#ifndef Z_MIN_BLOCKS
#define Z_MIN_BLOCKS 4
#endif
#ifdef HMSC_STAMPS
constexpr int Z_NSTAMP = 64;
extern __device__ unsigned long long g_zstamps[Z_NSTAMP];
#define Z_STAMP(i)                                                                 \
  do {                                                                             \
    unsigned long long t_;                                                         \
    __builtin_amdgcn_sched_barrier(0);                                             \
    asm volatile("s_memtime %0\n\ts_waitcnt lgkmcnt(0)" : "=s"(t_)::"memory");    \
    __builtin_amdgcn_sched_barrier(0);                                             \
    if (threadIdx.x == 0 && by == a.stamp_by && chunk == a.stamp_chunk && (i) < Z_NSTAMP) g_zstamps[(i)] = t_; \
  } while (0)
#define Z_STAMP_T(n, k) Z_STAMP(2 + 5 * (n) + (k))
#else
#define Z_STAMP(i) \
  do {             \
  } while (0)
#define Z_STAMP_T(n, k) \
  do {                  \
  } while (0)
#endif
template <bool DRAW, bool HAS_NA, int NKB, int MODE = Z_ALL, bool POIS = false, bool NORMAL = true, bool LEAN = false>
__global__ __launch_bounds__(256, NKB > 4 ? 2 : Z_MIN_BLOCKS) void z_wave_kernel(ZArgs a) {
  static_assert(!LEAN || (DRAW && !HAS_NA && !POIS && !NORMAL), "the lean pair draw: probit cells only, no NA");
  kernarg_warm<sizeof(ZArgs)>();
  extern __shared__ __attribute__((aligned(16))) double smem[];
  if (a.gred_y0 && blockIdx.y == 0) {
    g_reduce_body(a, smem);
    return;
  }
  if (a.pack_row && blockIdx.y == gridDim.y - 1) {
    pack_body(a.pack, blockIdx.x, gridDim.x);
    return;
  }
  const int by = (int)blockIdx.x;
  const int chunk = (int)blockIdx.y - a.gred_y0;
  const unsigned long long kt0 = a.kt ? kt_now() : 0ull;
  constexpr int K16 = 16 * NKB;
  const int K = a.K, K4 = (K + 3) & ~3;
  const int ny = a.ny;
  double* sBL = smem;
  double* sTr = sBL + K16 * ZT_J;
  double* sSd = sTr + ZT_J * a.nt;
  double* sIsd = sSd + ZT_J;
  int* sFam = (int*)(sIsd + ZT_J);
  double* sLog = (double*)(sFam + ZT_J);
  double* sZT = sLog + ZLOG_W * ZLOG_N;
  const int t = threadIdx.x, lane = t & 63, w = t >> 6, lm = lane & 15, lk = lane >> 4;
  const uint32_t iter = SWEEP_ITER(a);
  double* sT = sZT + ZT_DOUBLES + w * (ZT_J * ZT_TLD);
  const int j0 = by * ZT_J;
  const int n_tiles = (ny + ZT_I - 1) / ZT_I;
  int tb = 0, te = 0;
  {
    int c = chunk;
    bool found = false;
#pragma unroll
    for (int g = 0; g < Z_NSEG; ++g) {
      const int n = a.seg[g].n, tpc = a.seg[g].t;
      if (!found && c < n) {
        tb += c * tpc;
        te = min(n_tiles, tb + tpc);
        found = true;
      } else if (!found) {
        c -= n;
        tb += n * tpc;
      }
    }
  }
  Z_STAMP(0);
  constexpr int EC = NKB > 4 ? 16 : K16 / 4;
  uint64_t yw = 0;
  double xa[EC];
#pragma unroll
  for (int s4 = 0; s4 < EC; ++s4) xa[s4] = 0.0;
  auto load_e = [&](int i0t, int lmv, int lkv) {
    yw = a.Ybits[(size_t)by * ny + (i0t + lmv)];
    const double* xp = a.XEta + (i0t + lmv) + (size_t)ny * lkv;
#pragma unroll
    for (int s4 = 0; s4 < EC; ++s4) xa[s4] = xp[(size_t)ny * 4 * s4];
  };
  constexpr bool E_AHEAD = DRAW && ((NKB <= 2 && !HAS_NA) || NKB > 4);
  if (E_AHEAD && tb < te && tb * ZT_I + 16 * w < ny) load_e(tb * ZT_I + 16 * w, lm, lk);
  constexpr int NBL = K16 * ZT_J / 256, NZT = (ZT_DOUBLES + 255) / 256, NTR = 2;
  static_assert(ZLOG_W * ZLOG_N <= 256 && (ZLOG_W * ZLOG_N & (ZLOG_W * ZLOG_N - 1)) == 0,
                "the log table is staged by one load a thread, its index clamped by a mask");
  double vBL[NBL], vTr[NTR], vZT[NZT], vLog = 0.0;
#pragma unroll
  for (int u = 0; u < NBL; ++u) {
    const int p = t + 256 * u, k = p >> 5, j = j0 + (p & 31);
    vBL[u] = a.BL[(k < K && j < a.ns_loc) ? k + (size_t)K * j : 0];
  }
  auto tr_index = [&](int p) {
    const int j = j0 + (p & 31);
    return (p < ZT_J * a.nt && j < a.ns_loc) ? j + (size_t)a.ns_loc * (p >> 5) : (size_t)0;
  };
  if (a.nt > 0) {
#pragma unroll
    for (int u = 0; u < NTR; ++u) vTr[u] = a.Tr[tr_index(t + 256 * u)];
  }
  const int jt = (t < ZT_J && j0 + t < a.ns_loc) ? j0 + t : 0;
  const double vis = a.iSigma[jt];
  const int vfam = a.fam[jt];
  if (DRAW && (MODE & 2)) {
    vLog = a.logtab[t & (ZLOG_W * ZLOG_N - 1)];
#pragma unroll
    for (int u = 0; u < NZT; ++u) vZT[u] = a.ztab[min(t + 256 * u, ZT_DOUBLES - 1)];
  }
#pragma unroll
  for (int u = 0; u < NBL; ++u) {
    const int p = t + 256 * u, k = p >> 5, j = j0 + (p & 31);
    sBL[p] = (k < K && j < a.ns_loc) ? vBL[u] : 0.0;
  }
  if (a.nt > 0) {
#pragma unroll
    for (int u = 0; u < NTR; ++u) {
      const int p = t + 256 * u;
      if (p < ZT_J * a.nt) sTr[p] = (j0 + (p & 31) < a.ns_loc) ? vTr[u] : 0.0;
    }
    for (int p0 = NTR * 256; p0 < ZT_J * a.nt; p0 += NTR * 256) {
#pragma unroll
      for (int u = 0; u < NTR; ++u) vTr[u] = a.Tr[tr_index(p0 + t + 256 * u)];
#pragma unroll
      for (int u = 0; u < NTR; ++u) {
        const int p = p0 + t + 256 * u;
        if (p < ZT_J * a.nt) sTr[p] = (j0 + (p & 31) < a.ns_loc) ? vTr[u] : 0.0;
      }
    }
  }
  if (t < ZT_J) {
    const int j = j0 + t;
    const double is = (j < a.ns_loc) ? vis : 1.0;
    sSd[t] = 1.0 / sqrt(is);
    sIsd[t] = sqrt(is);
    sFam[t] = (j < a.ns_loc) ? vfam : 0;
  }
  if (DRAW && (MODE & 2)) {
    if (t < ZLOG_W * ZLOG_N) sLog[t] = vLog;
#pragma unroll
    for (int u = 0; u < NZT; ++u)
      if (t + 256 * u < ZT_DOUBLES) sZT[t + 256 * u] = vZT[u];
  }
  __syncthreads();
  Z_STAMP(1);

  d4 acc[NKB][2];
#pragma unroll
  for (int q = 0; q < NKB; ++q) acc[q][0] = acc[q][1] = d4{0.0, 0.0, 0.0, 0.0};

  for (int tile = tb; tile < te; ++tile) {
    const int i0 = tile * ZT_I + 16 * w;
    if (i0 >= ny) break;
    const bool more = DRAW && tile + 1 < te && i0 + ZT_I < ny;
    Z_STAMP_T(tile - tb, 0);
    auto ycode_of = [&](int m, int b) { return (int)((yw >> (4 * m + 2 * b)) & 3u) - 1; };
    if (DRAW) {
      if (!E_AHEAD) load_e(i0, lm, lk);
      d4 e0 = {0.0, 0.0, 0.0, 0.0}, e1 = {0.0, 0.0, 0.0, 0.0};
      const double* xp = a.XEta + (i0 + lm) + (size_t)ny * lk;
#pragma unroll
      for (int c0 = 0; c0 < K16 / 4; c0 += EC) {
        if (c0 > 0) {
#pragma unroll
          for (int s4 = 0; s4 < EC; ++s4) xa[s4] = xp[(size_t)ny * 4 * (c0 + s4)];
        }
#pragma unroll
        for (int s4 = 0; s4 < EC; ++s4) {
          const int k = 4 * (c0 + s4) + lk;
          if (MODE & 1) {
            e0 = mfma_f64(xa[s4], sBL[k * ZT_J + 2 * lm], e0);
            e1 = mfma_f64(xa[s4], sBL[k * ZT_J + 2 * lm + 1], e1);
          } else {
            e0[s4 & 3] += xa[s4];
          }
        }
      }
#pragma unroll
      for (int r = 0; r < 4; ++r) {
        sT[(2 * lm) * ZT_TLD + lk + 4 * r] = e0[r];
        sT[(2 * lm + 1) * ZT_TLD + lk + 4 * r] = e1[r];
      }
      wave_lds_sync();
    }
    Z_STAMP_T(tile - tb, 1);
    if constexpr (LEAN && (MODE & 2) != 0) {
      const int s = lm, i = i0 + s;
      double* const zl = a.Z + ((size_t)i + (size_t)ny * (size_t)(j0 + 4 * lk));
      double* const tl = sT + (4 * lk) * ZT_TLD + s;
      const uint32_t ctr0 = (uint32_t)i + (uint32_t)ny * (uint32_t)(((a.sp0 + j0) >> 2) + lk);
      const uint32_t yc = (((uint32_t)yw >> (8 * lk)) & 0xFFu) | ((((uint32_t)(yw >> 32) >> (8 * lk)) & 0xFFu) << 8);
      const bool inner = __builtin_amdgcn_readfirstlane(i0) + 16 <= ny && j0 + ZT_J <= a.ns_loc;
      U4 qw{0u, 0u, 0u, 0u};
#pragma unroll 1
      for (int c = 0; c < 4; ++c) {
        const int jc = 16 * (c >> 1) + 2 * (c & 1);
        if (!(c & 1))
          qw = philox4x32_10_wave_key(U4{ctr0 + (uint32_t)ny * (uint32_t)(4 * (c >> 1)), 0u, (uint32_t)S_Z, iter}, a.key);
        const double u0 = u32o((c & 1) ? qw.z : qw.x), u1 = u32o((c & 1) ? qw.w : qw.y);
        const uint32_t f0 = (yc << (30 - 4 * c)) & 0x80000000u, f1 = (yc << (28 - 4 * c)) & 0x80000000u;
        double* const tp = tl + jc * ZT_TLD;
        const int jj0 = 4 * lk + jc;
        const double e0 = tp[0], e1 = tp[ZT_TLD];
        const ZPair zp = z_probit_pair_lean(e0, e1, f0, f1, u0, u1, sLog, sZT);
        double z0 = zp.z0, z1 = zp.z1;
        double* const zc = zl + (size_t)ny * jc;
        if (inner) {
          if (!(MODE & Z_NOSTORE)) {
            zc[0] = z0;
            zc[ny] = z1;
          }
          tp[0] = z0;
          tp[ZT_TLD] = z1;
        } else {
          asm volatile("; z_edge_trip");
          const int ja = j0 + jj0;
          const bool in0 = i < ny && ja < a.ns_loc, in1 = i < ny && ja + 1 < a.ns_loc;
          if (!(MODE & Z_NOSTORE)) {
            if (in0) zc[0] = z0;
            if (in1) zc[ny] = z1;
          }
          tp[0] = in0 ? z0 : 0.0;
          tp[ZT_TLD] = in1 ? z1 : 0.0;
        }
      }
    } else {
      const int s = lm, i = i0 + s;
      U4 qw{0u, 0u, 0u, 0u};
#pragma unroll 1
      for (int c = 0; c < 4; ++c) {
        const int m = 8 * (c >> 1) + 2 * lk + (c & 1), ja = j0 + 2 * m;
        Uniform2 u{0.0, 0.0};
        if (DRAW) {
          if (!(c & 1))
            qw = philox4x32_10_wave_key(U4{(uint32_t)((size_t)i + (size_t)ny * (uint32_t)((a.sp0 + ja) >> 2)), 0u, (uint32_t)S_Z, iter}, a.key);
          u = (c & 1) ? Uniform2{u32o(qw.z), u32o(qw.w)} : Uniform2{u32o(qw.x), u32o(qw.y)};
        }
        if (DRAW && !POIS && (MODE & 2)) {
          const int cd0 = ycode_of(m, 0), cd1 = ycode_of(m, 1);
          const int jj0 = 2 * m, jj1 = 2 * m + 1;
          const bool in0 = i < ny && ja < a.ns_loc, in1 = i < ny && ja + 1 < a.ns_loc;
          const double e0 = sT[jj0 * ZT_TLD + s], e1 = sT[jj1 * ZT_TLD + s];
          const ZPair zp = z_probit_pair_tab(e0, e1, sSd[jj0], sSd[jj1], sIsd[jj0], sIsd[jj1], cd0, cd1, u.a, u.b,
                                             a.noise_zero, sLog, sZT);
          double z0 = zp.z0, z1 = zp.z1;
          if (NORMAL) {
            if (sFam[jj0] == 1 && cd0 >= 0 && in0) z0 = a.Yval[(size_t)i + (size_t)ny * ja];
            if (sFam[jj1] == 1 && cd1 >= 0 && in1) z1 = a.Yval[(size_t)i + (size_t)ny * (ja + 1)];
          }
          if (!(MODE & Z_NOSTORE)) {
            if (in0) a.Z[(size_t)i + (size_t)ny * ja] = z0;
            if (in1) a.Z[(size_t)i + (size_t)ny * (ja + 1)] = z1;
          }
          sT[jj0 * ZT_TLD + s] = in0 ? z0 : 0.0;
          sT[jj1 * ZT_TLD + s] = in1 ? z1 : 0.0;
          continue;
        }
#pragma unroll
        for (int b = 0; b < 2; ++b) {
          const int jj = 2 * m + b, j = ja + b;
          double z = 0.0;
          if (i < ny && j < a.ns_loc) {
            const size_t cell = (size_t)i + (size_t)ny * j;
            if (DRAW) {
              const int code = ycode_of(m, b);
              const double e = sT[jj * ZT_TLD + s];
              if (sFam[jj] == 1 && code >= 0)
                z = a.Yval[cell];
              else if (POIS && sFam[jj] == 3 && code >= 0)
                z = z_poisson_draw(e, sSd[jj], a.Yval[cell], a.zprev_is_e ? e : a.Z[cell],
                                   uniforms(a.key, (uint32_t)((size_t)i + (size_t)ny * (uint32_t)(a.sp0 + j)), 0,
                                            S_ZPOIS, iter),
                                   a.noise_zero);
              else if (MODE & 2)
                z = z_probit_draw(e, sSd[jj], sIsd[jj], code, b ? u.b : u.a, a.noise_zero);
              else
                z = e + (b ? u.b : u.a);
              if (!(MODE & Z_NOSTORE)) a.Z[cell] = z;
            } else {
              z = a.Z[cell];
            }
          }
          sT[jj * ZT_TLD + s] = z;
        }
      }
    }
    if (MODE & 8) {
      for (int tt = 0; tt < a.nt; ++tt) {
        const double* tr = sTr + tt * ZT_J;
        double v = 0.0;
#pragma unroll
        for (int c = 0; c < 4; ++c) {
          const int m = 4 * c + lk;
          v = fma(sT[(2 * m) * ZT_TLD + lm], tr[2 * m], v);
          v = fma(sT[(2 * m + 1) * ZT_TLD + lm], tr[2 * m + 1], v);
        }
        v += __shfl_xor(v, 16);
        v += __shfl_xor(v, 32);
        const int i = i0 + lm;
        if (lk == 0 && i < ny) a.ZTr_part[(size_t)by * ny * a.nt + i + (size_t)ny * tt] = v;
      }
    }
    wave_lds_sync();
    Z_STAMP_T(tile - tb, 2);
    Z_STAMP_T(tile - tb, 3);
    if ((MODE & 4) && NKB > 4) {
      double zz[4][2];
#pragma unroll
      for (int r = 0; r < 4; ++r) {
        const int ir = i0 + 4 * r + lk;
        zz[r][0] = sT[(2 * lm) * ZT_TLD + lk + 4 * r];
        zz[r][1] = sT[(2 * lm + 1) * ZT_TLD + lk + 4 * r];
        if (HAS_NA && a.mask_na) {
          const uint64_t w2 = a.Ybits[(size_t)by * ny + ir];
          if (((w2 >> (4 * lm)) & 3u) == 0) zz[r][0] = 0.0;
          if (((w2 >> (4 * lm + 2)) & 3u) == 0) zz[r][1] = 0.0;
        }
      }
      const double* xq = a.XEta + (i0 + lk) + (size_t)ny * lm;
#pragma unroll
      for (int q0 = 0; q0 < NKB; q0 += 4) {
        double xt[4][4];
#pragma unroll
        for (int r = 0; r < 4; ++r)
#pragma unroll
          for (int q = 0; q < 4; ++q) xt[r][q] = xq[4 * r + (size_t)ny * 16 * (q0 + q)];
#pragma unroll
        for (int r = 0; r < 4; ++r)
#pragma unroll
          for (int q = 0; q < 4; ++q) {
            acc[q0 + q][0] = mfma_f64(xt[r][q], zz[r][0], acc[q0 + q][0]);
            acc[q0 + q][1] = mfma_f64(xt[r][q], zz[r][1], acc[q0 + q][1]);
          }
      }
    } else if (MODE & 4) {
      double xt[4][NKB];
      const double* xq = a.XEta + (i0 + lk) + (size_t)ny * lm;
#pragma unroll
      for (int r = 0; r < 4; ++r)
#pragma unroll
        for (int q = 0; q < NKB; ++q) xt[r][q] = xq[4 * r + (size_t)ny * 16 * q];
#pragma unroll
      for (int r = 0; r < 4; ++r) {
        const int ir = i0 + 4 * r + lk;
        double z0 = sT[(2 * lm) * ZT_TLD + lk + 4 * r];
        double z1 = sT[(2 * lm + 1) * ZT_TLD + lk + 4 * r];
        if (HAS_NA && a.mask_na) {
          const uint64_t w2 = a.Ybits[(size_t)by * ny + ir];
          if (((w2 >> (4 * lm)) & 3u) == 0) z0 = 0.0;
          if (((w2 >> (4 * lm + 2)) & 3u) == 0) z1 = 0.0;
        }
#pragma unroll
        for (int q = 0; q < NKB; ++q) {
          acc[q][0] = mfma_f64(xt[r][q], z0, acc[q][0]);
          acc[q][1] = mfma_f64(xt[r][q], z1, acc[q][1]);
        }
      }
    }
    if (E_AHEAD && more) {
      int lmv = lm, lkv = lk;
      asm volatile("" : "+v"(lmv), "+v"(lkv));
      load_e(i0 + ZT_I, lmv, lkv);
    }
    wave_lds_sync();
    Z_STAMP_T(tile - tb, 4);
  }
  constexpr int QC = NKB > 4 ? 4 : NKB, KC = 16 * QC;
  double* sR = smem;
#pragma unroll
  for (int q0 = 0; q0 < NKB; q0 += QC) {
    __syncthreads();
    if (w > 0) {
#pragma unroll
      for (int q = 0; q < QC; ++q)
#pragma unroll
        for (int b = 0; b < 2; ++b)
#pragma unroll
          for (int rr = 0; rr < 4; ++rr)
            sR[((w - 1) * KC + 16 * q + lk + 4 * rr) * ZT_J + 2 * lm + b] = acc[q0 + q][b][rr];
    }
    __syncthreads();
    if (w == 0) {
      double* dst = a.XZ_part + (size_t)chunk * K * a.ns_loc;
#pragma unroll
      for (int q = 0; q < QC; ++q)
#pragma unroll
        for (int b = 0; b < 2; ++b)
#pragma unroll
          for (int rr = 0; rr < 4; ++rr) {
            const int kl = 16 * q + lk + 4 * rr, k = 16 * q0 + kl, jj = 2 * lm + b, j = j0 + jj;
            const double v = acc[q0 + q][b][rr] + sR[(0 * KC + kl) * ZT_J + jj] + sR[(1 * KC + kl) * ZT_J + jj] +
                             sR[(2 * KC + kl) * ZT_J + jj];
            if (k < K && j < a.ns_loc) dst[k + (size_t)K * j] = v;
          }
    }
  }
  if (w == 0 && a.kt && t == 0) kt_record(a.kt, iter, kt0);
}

.....

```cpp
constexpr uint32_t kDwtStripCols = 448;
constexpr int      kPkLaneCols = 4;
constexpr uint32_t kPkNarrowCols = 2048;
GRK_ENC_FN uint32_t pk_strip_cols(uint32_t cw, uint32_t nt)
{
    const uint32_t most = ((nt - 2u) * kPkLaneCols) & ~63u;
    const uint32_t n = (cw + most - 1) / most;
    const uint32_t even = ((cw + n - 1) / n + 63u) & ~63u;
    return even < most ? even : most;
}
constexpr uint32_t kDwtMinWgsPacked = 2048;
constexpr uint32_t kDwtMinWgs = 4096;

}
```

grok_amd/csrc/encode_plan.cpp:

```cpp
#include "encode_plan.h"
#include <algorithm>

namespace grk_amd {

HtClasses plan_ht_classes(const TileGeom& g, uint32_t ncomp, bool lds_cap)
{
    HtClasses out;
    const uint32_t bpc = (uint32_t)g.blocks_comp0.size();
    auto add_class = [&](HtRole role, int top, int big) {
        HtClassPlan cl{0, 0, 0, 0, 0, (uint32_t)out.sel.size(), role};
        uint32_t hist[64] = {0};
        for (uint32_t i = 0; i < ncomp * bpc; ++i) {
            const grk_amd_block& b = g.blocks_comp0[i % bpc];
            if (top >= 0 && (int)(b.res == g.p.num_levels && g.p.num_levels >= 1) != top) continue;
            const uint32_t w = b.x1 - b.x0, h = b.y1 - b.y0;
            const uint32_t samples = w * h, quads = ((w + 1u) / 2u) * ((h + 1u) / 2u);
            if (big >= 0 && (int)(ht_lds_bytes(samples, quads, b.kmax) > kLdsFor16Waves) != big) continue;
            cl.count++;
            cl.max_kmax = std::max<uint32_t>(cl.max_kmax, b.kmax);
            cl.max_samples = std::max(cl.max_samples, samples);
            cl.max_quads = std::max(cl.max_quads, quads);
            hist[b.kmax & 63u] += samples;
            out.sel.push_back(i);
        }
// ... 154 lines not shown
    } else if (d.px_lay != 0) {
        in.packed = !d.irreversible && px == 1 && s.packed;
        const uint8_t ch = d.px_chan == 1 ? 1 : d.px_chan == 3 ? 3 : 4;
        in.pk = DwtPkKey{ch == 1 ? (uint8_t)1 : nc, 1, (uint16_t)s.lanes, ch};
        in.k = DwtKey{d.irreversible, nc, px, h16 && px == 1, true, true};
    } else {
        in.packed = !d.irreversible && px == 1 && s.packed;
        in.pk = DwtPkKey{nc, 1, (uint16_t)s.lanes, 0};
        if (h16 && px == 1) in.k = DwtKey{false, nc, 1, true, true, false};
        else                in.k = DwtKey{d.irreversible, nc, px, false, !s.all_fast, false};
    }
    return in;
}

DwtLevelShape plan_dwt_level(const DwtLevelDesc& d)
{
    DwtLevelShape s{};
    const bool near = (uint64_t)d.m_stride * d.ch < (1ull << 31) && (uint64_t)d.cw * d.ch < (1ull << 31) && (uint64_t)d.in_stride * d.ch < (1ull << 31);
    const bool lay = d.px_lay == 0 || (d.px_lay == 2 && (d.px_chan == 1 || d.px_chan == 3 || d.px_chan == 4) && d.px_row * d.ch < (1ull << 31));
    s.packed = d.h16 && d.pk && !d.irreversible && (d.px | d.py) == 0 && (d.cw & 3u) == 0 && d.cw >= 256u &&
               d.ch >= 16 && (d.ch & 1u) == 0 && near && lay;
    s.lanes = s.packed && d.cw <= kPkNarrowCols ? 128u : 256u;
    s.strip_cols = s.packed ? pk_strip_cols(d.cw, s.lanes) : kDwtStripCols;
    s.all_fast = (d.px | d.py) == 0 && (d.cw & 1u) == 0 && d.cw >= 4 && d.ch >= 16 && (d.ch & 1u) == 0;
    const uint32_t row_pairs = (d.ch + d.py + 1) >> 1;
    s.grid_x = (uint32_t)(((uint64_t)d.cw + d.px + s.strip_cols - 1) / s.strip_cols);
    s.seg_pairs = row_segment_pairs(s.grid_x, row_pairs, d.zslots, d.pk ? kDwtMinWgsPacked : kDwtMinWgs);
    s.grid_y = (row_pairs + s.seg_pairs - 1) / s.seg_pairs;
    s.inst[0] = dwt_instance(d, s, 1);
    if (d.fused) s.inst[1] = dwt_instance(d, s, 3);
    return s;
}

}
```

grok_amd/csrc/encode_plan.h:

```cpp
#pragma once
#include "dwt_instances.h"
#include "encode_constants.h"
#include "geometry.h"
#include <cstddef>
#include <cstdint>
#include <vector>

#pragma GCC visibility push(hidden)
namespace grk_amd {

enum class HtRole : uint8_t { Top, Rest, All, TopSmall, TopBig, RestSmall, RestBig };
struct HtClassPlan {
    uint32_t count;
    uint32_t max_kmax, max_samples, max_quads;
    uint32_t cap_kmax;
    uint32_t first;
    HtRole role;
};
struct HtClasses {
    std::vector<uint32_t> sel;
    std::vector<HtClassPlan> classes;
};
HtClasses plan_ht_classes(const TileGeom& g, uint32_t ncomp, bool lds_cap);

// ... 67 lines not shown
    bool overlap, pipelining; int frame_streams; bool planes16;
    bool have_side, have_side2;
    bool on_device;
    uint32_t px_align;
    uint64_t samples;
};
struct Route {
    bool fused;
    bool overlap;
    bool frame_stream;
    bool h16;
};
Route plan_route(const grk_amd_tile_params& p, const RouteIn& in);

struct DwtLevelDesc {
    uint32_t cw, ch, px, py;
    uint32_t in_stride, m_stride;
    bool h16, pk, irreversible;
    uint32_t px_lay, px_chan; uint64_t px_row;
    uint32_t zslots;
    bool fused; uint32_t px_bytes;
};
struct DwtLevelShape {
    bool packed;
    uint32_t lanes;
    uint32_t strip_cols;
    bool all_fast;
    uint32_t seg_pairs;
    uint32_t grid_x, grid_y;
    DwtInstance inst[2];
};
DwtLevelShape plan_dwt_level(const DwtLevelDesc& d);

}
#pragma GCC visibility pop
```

.....

**INSTRUCTIONS TO FOLLOW:** Among the records above, find each line holding "chunk" and list it.

**WRITTEN SOLUTION:**
    if (threadIdx.x == 0 && by == a.stamp_by && chunk == a.stamp_chunk && (i) < Z_NSTAMP) g_zstamps[(i)] = t_; \
  const int chunk = (int)blockIdx.y - a.gred_y0;
    int c = chunk;
      double* dst = a.XZ_part + (size_t)chunk * K * a.ns_loc;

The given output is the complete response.